## [Work request]
Within the records, which lines hold the string "vector"? Report each one by copying it.

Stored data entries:
extern "C" HIPFEAT_API hipfeat_status hipfeat_layout_create(const hipfeat_plan* plan, int64_t batch, const int64_t* h_wave_offsets,
                                                const int64_t* h_num_samples, const int64_t* h_padded_len,
                                                const int64_t* h_out_rows, int64_t out_row_stride, void* stream,
                                                hipfeat_layout** layout) {
  if (!layout) return fail(HIPFEAT_ERR_INVALID, "layout pointer is NULL");
  *layout = nullptr;
  hipfeat_layout* lay = new (std::nothrow) hipfeat_layout();
  if (!lay) return fail(HIPFEAT_ERR_INVALID, "out of host memory");
  std::vector<CutDesc> descs;
  hipfeat_status st = build_descs(plan, batch, h_wave_offsets, h_num_samples, h_padded_len, h_out_rows, out_row_stride, descs, lay);
  if (st != HIPFEAT_OK) {
    delete lay;
    return st;
  }
  DeviceGuard g(plan->device);
  const size_t map_bytes = (lay->block_cut.size() * sizeof(int32_t) + 15) & ~(size_t)15;
  const size_t desc_bytes = std::max<size_t>(descs.size(), 1) * sizeof(CutDesc) + map_bytes;
  const size_t norm_bytes = plan->route == Route::Whisper3 ? (size_t)kNormSlots * norm_slot_bytes(lay) : 0;
  std::vector<unsigned char> blob(desc_bytes + norm_bytes, 0);
  if (!descs.empty()) std::memcpy(blob.data(), descs.data(), descs.size() * sizeof(CutDesc));
  if (map_bytes) std::memcpy(blob.data() + descs.size() * sizeof(CutDesc), lay->block_cut.data(), lay->block_cut.size() * sizeof(int32_t));
  hipError_t e = hipMalloc(reinterpret_cast<void**>(&lay->d_cuts), blob.size());
  if (e == hipSuccess && !descs.empty()) {
    e = hipMemcpyAsync(lay->d_cuts, blob.data(), blob.size(), hipMemcpyHostToDevice, (hipStream_t)stream);
    if (e == hipSuccess) e = hipStreamSynchronize((hipStream_t)stream);
  }
  if (norm_bytes) {
    lay->d_norm = reinterpret_cast<unsigned char*>(lay->d_cuts) + desc_bytes;
    lay->norm_slots = kNormSlots;
  }
  if (e != hipSuccess) {
    (void)hipFree(lay->d_cuts);
    delete lay;
    return fail(HIPFEAT_ERR_HIP, "layout upload failed: %s", hipGetErrorName(e));
  }
  *layout = lay;
  return HIPFEAT_OK;
}
// ... 113 lines not shown
      wp.dct = plan->d_dct;
      wp.lifter = plan->d_lifter;
      wp.out_stride = lay->out_row_stride;
      wp.num_cuts = (int32_t)lay->batch;
      wp.uniform_bpc = lay->uniform_bpc;
      wp.frames_per_wave = plan->fpb / 4;
      wp.N = c.frame_length;
      wp.shift = c.frame_shift;
      wp.H = plan->H;
      wp.K = plan->K;
      wp.M = c.num_filters;
      wp.C = c.num_ceps;
      wp.kind = librosa ? (int)HIPFEAT_FBANK : c.kind;
      wp.flags = (c.remove_dc_offset ? F_REMOVE_DC : 0) | (c.use_energy ? F_USE_ENERGY : 0) | (c.raw_energy ? F_RAW_ENERGY : 0) |
                 (c.use_fft_mag ? F_FFT_MAG : 0) | (c.apply_lifter ? F_LIFTER : 0) | (librosa ? (F_CENTER | F_LOG10) : 0);
      wp.npad_left = plan->npad_left;
      wp.preemph = c.preemph_coeff;
      wp.log_energy_floor = c.energy_floor > 0.0f ? logf(c.energy_floor) : -INFINITY;
      wp.mel_floor = c.mel_floor;
      wp.log_offset = c.log_offset;
      arg = &wp;
      break;
    case Route::Whisper2:
      w2.wave = d_wave;
      w2.out = d_out;
      w2.cuts = lay->d_cuts;
      w2.window = plan->d_window;
      w2.cs = plan->d_wh2_cs;
      w2.tw = plan->d_wh2_tw;
      w2.mel_a = plan->d_wh2_mel;
      w2.out_stride = lay->out_row_stride;
      w2.num_cuts = (int32_t)lay->batch;
      w2.uniform_bpc = lay->uniform_bpc;
      w2.M = c.num_filters;
      w2.mel_floor = c.mel_floor;
      w2.sched = plan->d_wh2_sched;
      arg = &w2;
      break;
    case Route::Whisper3:
      fill_wave_autonomous(w3, plan, lay, d_wave, d_out);
      w3.cs = plan->d_wh2_cs;
      w3.total_blocks = (int32_t)lay->total_blocks;
      if (lay->d_norm) {
        unsigned char* slot = lay->d_norm + (size_t)(lay->norm_next.fetch_add(1u) % (unsigned)lay->norm_slots) * norm_slot_bytes(lay);
        w3.wg_stat = reinterpret_cast<float*>(slot);
        w3.cut_done = reinterpret_cast<uint32_t*>(slot + 2 * (size_t)lay->total_blocks * sizeof(float));
      }
      arg = &w3;
      break;
    case Route::Fft512c:
      cp.dct_tab = plan->d_dct_consts;
      cp.C = c.num_ceps;
      cp.total_quads = (int32_t)lay->total_quads;
      [[fallthrough]];
    case Route::Fft256c:
      fill_wave_autonomous(cp, plan, lay, d_wave, d_out);
      fill_frames(cp, plan);
      arg = &cp;
      break;
    case Route::Fft1024c:
      fill_wave_autonomous(kp, plan, lay, d_wave, d_out);
      fill_frames(kp, plan);
      kp.nsets = plan->w_nsets;
      for (int s2 = 0; s2 < kWMaxSets; ++s2) kp.steps[s2] = plan->w_steps[s2], kp.step0[s2] = plan->w_step0[s2];
      arg = &kp;
      break;
    case Route::Fft2048c:
      fill_wave_autonomous(xp, plan, lay, d_wave, d_out);
      fill_frames(xp, plan);
      xp.twp = plan->d_x_twp;
      xp.waves = plan->x_waves;
      xp.tws_off = plan->x_tws_off;
      xp.tw32_off = plan->x_tw32_off;
      xp.nsets = plan->w_nsets;
      for (int s2 = 0; s2 < kXMaxSets; ++s2) xp.steps[s2] = plan->w_steps[s2], xp.step0[s2] = plan->w_step0[s2];
      arg = &xp;
      break;
    case Route::Fft512b:
    case Route::Fft256b:
      bp.wave = d_wave;
      bp.out = d_out;
      bp.cuts = lay->d_cuts;
      bp.lds_consts = plan->d_lds_consts;
      bp.mel_a = plan->d_mel_a4;
      bp.work = plan->d_work;
      bp.out_stride = lay->out_row_stride;
      bp.num_cuts = (int32_t)lay->batch;
      bp.uniform_bpc = lay->uniform_bpc;
      bp.tiles_per_block = plan->tiles_per_block;
      bp.N = c.frame_length;
      bp.shift = c.frame_shift;
      bp.npad_left = plan->npad_left;
      bp.M = c.num_filters;
      bp.flags = (c.remove_dc_offset ? F_REMOVE_DC : 0) | (c.use_fft_mag ? F_FFT_MAG : 0) | (c.kind == HIPFEAT_LOG_SPECTROGRAM ? F_LOG_SPEC : 0);
      bp.log_offset = c.log_offset;
      bp.preemph = c.preemph_coeff;
      bp.mel_floor = c.mel_floor;
      bp.xs_floats = plan->xs_floats;
      bp.const_floats = plan->const_floats;
      bp.dct_consts = plan->d_dct_consts;
      bp.C = c.num_ceps;
      bp.lm_stride = plan->lm_stride;
      bp.dct_groups = plan->dct_groups;
      bp.dct_floats = plan->dct_floats;
      arg = &bp;
      break;
  }
  const void* fn = lay->flat && plan->fn_flat ? plan->fn_flat : plan->fn;
  void* args[] = {arg};
  DeviceGuard g(plan->device);
  set_lds_poison(plan->lds);
  (void)hipLaunchKernel(fn, dim3((unsigned)lay->total_blocks), dim3(plan->block), args, plan->lds, stream);
  HIP_TRY(hipGetLastError());
  if (whisper && !(plan->route == Route::Whisper3 && lay->d_norm)) {
    hipLaunchKernelGGL(whisper_norm_kernel, dim3((unsigned)lay->batch), dim3(1024), 0, stream, lay->d_cuts, d_out, lay->out_row_stride,
                       (int32_t)c.num_filters, (int32_t)c.frame_shift);
    HIP_TRY(hipGetLastError());
  }
  return HIPFEAT_OK;
}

## [Solution]
  std::vector<CutDesc> descs;
  std::vector<unsigned char> blob(desc_bytes + norm_bytes, 0);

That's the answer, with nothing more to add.